I have tried to break it down to simpler examples first. This is what I will first be asking help on, before expanding it to the real life situation.

1. Homework Statement

1. Homework Statement

__Ultimate problem:__

From a pool of N fragments (or marbles, if you will), with U unique identities (the rest N-U are duplicates of these) draw a number K.

What is the relation between:

- the duplication rate in the pool (##\frac{N-U}{N}##) and the fraction of the pool drawn (##\frac{K}{N}##)

versus

- the duplication rate found in K (described by ##\frac{K-U_K}{K}##)?

__Simplification #1:__

Let's assume a pool with N=10 and U=5. Furthermore, each unique has exactly one duplicate. E.g. 10 marbles with 5 different colours, each of which is present twice (two yellow, two blue, two green, two red, two purple).

What's the relation between the real duplication rate, % of pool drawn and the found duplication rate?

__Simplification #2:__

Assume a pool with N=15 and U=5. This time each unique has exactly two duplicates (three yellow, three blue, etc).

What's the relation between the real duplication rate, % of pool drawn and the found duplication rate?

## Homework Equations

Basic probability statistics.

## The Attempt at a Solution

__Simplification #1:__

The real duplication rate (in the pool) ##\frac{N-U}{N}=\frac{10-5}{10}=\frac{1}{2}##.

*Number of duplicates*

1) If I draw one marble, I have no duplicates.

2) If I draw a second marble, there's probability 1/9 of drawing the same colour as the first, and probability 8/9 of drawing a second unique colour.

3a) If the second marble was a duplicate, there's probability 8/8 of drawing a second unique colour.

3b) If the second marble was unique, there's probability 2/8 of drawing a duplicate to either colour, and probability 6/8 of drawing a third unique colour.

.. etc.

*Duplication rate*

For the duplication rate, I simply multiply the probability of finding D duplicates (##D_K=K-U_K##) with the number D, sum over all D and divide by K.

I found that the duplication rate in this case can be described by ##\frac{K-1}{2*(N-1)}##. I.e. a linear equation. But why?

__Simplification #2:__

The real duplication rate (in the pool) ##\frac{N-U}{N}=\frac{15-5}{15}=\frac{2}{3}##.

*Number of duplicates*

1) One marble, no duplicates

2) Second marble, probability 2/14 of drawing first duplicate, 12/14 for second unique colour.

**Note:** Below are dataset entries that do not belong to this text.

# CUHK-AIM-Group/Depth-Aware-Endoscopy-SR

Hardware: AMD Instinct MI355X
Metric: LR frames/sec fwd+bwd at x8 (128x160 LR) (higher is better)
Workload: dtype f32; 1 GPU; Kvasir x8 synthetic, batch=16 per GPU, fp32, DepthNet nb=16 nf=64 L=256 K=10 (BASELINE.json configs[1]); step = fwd + L1 + dynamic loss + bwd + Adam; global_batch=16, scale=8, parallelism=dp1, mode=train, device=cuda, full=False, hip_graph=False

## Files before the change

### depth-aware-endoscopy-sr_amd/csrc/conv_api.hip

```cpp
#include "dasr_common.h"
#include "conv_kernels.h"

static int check_geom(const ConvGeom& g) {
    if (g.B <= 0 || g.H <= 0 || g.W <= 0 || g.Cin <= 0 || g.Ho <= 0 || g.Wo <= 0 || g.Cout <= 0 || g.KH <= 0 ||
        g.KW <= 0 || g.stride <= 0 || g.pad < 0)
        return DASR_E_SHAPE;
    int eh, ew;
    if (!g.transposed) {
        eh = (g.H + 2 * g.pad - g.KH) / g.stride + 1;
        ew = (g.W + 2 * g.pad - g.KW) / g.stride + 1;
    } else {
        eh = (g.H - 1) * g.stride - 2 * g.pad + g.KH;
        ew = (g.W - 1) * g.stride - 2 * g.pad + g.KW;
    }
    if (eh != g.Ho || ew != g.Wo) return DASR_E_SHAPE;
    return DASR_OK;
}

static int conv2d_fwd_dispatch(const ConvGeom& g, const float* x, const float* w, const float* bias, const float* residual,
                               float* y, int act, int ps_r, void* stream) {
    if (conv_mfma_supported(g)) return conv_mfma_fwd(g, x, w, bias, residual, y, act, ps_r, stream);
    if (conv_c1_supported(g) && ps_r == 1 && !residual) return conv_c1_fwd(g, x, w, bias, y, act, stream);
    if (conv9_mfma_supported(g) && act == DASR_ACT_NONE && ps_r == 1 && !residual)
        return conv9_mfma_fwd(g, x, w, bias, y, stream);
    if (conv_gather_fwd_supported(g) && ps_r == 1 && !residual) return conv_gather_fwd(g, x, w, bias, y, act, stream);
    return conv_direct_fwd(g, x, w, bias, residual, y, act, ps_r, stream);
}
extern "C" int dasr_conv2d_fwd(const float* x, const float* w, const float* bias, const float* residual, float* y,
                               float* y_amax, int B, int H, int W, int Cin, int Ho, int Wo, int Cout, int KH, int KW,
                               int stride, int pad, int transposed, int act, int ps_r, void* stream) {
    DASR_CHECK_PTR(x); DASR_CHECK_PTR(w); DASR_CHECK_PTR(y);
    ConvGeom g{B, H, W, Cin, Ho, Wo, Cout, KH, KW, stride, pad, transposed};
    int rc = check_geom(g);
    if (rc) return rc;
    if (act < 0 || act > 2) return DASR_E_UNSUPPORTED;
    if (ps_r < 1) ps_r = 1;
    if (ps_r > 1 && (Cout % (ps_r * ps_r)) != 0) return DASR_E_SHAPE;
    if (!y_amax) return conv2d_fwd_dispatch(g, x, w, bias, residual, y, act, ps_r, stream);
    if (!conv_mfma_supported(g) && conv_c1_supported(g) && ps_r == 1 && !residual)
        return conv_c1_fwd(g, x, w, bias, y, act, stream, y_amax);
    rc = conv2d_fwd_dispatch(g, x, w, bias, residual, y, act, ps_r, stream);
    if (rc) return rc;
    return absmax_raise(y, (size_t)B * Ho * Wo * Cout, y_amax, stream);
}

extern "C" size_t dasr_conv2d_fwd_stats_workspace(int B, int H, int W, int Cin, int Cout) {
    if (B <= 0 || H <= 0 || W <= 0 || Cin <= 0 || Cout <= 0) return 0;
    ConvGeom g{B, H, W, Cin, H, W, Cout, 3, 3, 1, 1, 0};
    size_t fused = conv_mfma_fwd_stats_supported(g) ? conv_mfma_fwd_stats_workspace(g) : 0;
    size_t plain = dasr_instnorm_stats_workspace(B, H * W, Cout);
    return fused > plain ? fused : plain;
}
extern "C" int dasr_conv2d_fwd_stats(const float* x, const float* w, const float* bias, float* y, float* mean, float* var,
                                     void* workspace, size_t workspace_bytes, int B, int H, int W, int Cin, int Cout,
                                     void* stream) {
    DASR_CHECK_PTR(x); DASR_CHECK_PTR(w); DASR_CHECK_PTR(y); DASR_CHECK_PTR(mean); DASR_CHECK_PTR(var);
    DASR_CHECK_PTR(workspace);
    ConvGeom g{B, H, W, Cin, H, W, Cout, 3, 3, 1, 1, 0};
    int rc = check_geom(g);
    if (rc) return rc;
    if (workspace_bytes < dasr_conv2d_fwd_stats_workspace(B, H, W, Cin, Cout)) return DASR_E_WORKSPACE;
    if (conv_mfma_fwd_stats_supported(g)) return conv_mfma_fwd_stats(g, x, w, bias, y, mean, var, workspace, stream);
    rc = dasr_conv2d_fwd(x, w, bias, nullptr, y, nullptr, B, H, W, Cin, H, W, Cout, 3, 3, 1, 1, 0, DASR_ACT_NONE, 1, stream);
    if (rc) return rc;
    return dasr_instnorm_stats(y, mean, var, workspace, workspace_bytes, B, H * W, Cout, stream);
}

extern "C" int dasr_conv2d_epilogue_bwd(const float* dy, const float* y, float* dconv, float* dconv_amax, int B, int Ho, int Wo,
                                        int Cout, int act, int ps_r, void* stream) {
    DASR_CHECK_PTR(dy); DASR_CHECK_PTR(y); DASR_CHECK_PTR(dconv);
    DASR_CHECK_SHAPE(B > 0 && Ho > 0 && Wo > 0 && Cout > 0);
    if (act < 0 || act > 2) return DASR_E_UNSUPPORTED;
    if (ps_r < 1) ps_r = 1;
    if (ps_r > 1 && (Cout % (ps_r * ps_r)) != 0) return DASR_E_SHAPE;
    ConvGeom g{B, Ho, Wo, 1, Ho, Wo, Cout, 1, 1, 1, 0, 0};
    return conv_epilogue_bwd(g, dy, y, dconv, act, ps_r, stream, dconv_amax);
}

extern "C" int dasr_conv2d_dgrad(const float* dconv, const float* w, float* dx, int accumulate, int B, int H, int W,
                                 int Cin, int Ho, int Wo, int Cout, int KH, int KW, int stride, int pad,
                                 int transposed, void* stream) {
    DASR_CHECK_PTR(dconv); DASR_CHECK_PTR(w); DASR_CHECK_PTR(dx);
    ConvGeom g{B, H, W, Cin, Ho, Wo, Cout, KH, KW, stride, pad, transposed};
    int rc = check_geom(g);
    if (rc) return rc;
    if (conv_mfma_dgrad_supported(g)) return conv_mfma_dgrad(g, dconv, w, dx, accumulate, nullptr, 0, 1, stream);
    if (conv9_mfma_supported(g)) return conv9_mfma_dgrad(g, dconv, w, dx, accumulate, nullptr, 0, 1, stream);
    if (conv_gather_dgrad_supported(g)) return conv_gather_dgrad(g, dconv, w, dx, accumulate, stream);
    return conv_direct_dgrad(g, dconv, w, dx, accumulate, stream);
}

extern "C" size_t dasr_conv2d_wgrad_workspace(int B, int H, int W, int Cin, int Ho, int Wo, int Cout, int KH, int KW,
                                              int stride, int pad, int transposed) {
    ConvGeom g{B, H, W, Cin, Ho, Wo, Cout, KH, KW, stride, pad, transposed};
    if (check_geom(g) == DASR_OK && conv_mfma_wgrad_supported(g)) return conv_mfma_wgrad_workspace(g);
    if (check_geom(g) == DASR_OK && conv9_mfma_supported(g)) return conv9_mfma_wgrad_workspace(g);
    if (check_geom(g) == DASR_OK && conv_gather_wgrad_supported(g)) return conv_gather_wgrad_workspace(g);
    return 0;
}

extern "C" int dasr_conv2d_wgrad(const float* x, const float* dconv, float* dw, float* dbias, void* workspace,
                                 size_t workspace_bytes, int B, int H, int W, int Cin, int Ho, int Wo, int Cout, int KH,
                                 int KW, int stride, int pad, int transposed, void* stream) {
    DASR_CHECK_PTR(x); DASR_CHECK_PTR(dconv); DASR_CHECK_PTR(dw);
    ConvGeom g{B, H, W, Cin, Ho, Wo, Cout, KH, KW, stride, pad, transposed};
    int rc = check_geom(g);
    if (rc) return rc;
    if (conv_c1_supported(g)) return conv_c1_wgrad(g, x, dconv, nullptr, DASR_ACT_NONE, dw, dbias, stream);
    if (conv_mfma_wgrad_supported(g)) {
        if (!workspace) return DASR_E_NULL;
        if (workspace_bytes < conv_mfma_wgrad_workspace(g)) return DASR_E_WORKSPACE;
        return conv_mfma_wgrad(g, x, dconv, dw, dbias, workspace, stream);
    } else if (conv9_mfma_supported(g)) {
        if (!workspace) return DASR_E_NULL;
        if (workspace_bytes < conv9_mfma_wgrad_workspace(g)) return DASR_E_WORKSPACE;
        rc = conv9_mfma_wgrad(g, x, dconv, dw, workspace, stream);
    } else if (conv_gather_wgrad_supported(g)) {
        if (!workspace) return DASR_E_NULL;
        if (workspace_bytes < conv_gather_wgrad_workspace(g)) return DASR_E_WORKSPACE;
        rc = conv_gather_wgrad(g, x, dconv, dw, workspace, stream);
    } else {
        rc = conv_direct_wgrad(g, x, dconv, dw, stream);
    }
    if (rc) return rc;
    if (dbias) rc = conv_colsum(dconv, dbias, (size_t)B * Ho * Wo, Cout, stream);
    return rc;
}

extern "C" int dasr_conv2d_wgrad_act(const float* x, const float* dy, const float* y, float* dw, float* dbias,
                                     float* dconv_scratch, void* workspace, size_t workspace_bytes, int B, int H, int W,
                                     int Cin, int Ho, int Wo, int Cout, int KH, int KW, int stride, int pad,
                                     int transposed, int act, void* stream) {
    DASR_CHECK_PTR(x); DASR_CHECK_PTR(dy); DASR_CHECK_PTR(y); DASR_CHECK_PTR(dw);
    ConvGeom g{B, H, W, Cin, Ho, Wo, Cout, KH, KW, stride, pad, transposed};
    int rc = check_geom(g);
    if (rc) return rc;
    if (act < 0 || act > 2) return DASR_E_UNSUPPORTED;
    if (conv_c1_supported(g)) return conv_c1_wgrad(g, x, dy, y, act, dw, dbias, stream);
    DASR_CHECK_PTR(dconv_scratch);
    rc = conv_epilogue_bwd(g, dy, y, dconv_scratch, act, 1, stream);
    if (rc) return rc;
    return dasr_conv2d_wgrad(x, dconv_scratch, dw, dbias, workspace, workspace_bytes, B, H, W, Cin, Ho, Wo, Cout, KH, KW,
                             stride, pad, transposed, stream);
}

extern "C" int dasr_conv2d_wgrad_act_fused(int B, int H, int W, int Cin, int Ho, int Wo, int Cout, int KH, int KW,
                                           int stride, int pad, int transposed) {
    ConvGeom g{B, H, W, Cin, Ho, Wo, Cout, KH, KW, stride, pad, transposed};
    if (check_geom(g) != DASR_OK) return 0;
    return conv_c1_supported(g) ? 1 : 0;
}

extern "C" int dasr_conv2d_dgrad_act_supported(int B, int H, int W, int Cin, int Ho, int Wo, int Cout, int KH, int KW,
                                               int stride, int pad, int transposed, int ps_r) {
    ConvGeom g{B, H, W, Cin, Ho, Wo, Cout, KH, KW, stride, pad, transposed};
    if (check_geom(g) != DASR_OK) return 0;
    if (ps_r < 1) ps_r = 1;
    if ((H % ps_r) != 0 || (W % ps_r) != 0) return 0;
    return (conv_mfma_dgrad_supported(g) || conv9_mfma_supported(g)) ? 1 : 0;
}

extern "C" int dasr_conv2d_dgrad_act(const float* dconv, const float* w, const float* x_act, float* dprev, int B, int H,
                                     int W, int Cin, int Ho, int Wo, int Cout, int KH, int KW, int stride, int pad,
                                     int transposed, int act, int ps_r, void* stream) {
    DASR_CHECK_PTR(dconv); DASR_CHECK_PTR(w); DASR_CHECK_PTR(x_act); DASR_CHECK_PTR(dprev);
    if (act < 0 || act > 2) return DASR_E_UNSUPPORTED;
    if (!dasr_conv2d_dgrad_act_supported(B, H, W, Cin, Ho, Wo, Cout, KH, KW, stride, pad, transposed, ps_r))
        return DASR_E_UNSUPPORTED;
    ConvGeom g{B, H, W, Cin, Ho, Wo, Cout, KH, KW, stride, pad, transposed};
    if (conv_mfma_dgrad_supported(g)) return conv_mfma_dgrad(g, dconv, w, dprev, 0, x_act, act, ps_r, stream);
    return conv9_mfma_dgrad(g, dconv, w, dprev, 0, x_act, act, ps_r, stream);
}
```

3a) If second was a duplicate, probability 1/13 of drawing another duplicate, 12/13 for second unique colour.

3b) If second was unique, probability 4/13 of drawing first duplicate, 9/13 for third unique.

... etc.

*Duplication rate*

Calculation same as before.

I found that the duplication rate in this case fits with a second order polynomial (##R^2=1##).

Similarly if I enter 4 marbles of the same colour, it fits (##R^2=1##) to a third order polynomial. My problem is that I don't see why this must be so.

**4. What I want**

I'd first like to understand the found relationships for the first and second simplifications. Why are they 1st, 2nd and 3rd order polynomial? Does this relation expand (e.g. if I have 1000 marbles of each colour, will it resemble a 999th order polynomial)?

From there, I would like to know why the data I found seems to fit to a logarithmic trendline.

Thanks in advance for any help provided!

Feel free to ask additional questions if any of the above is unclear.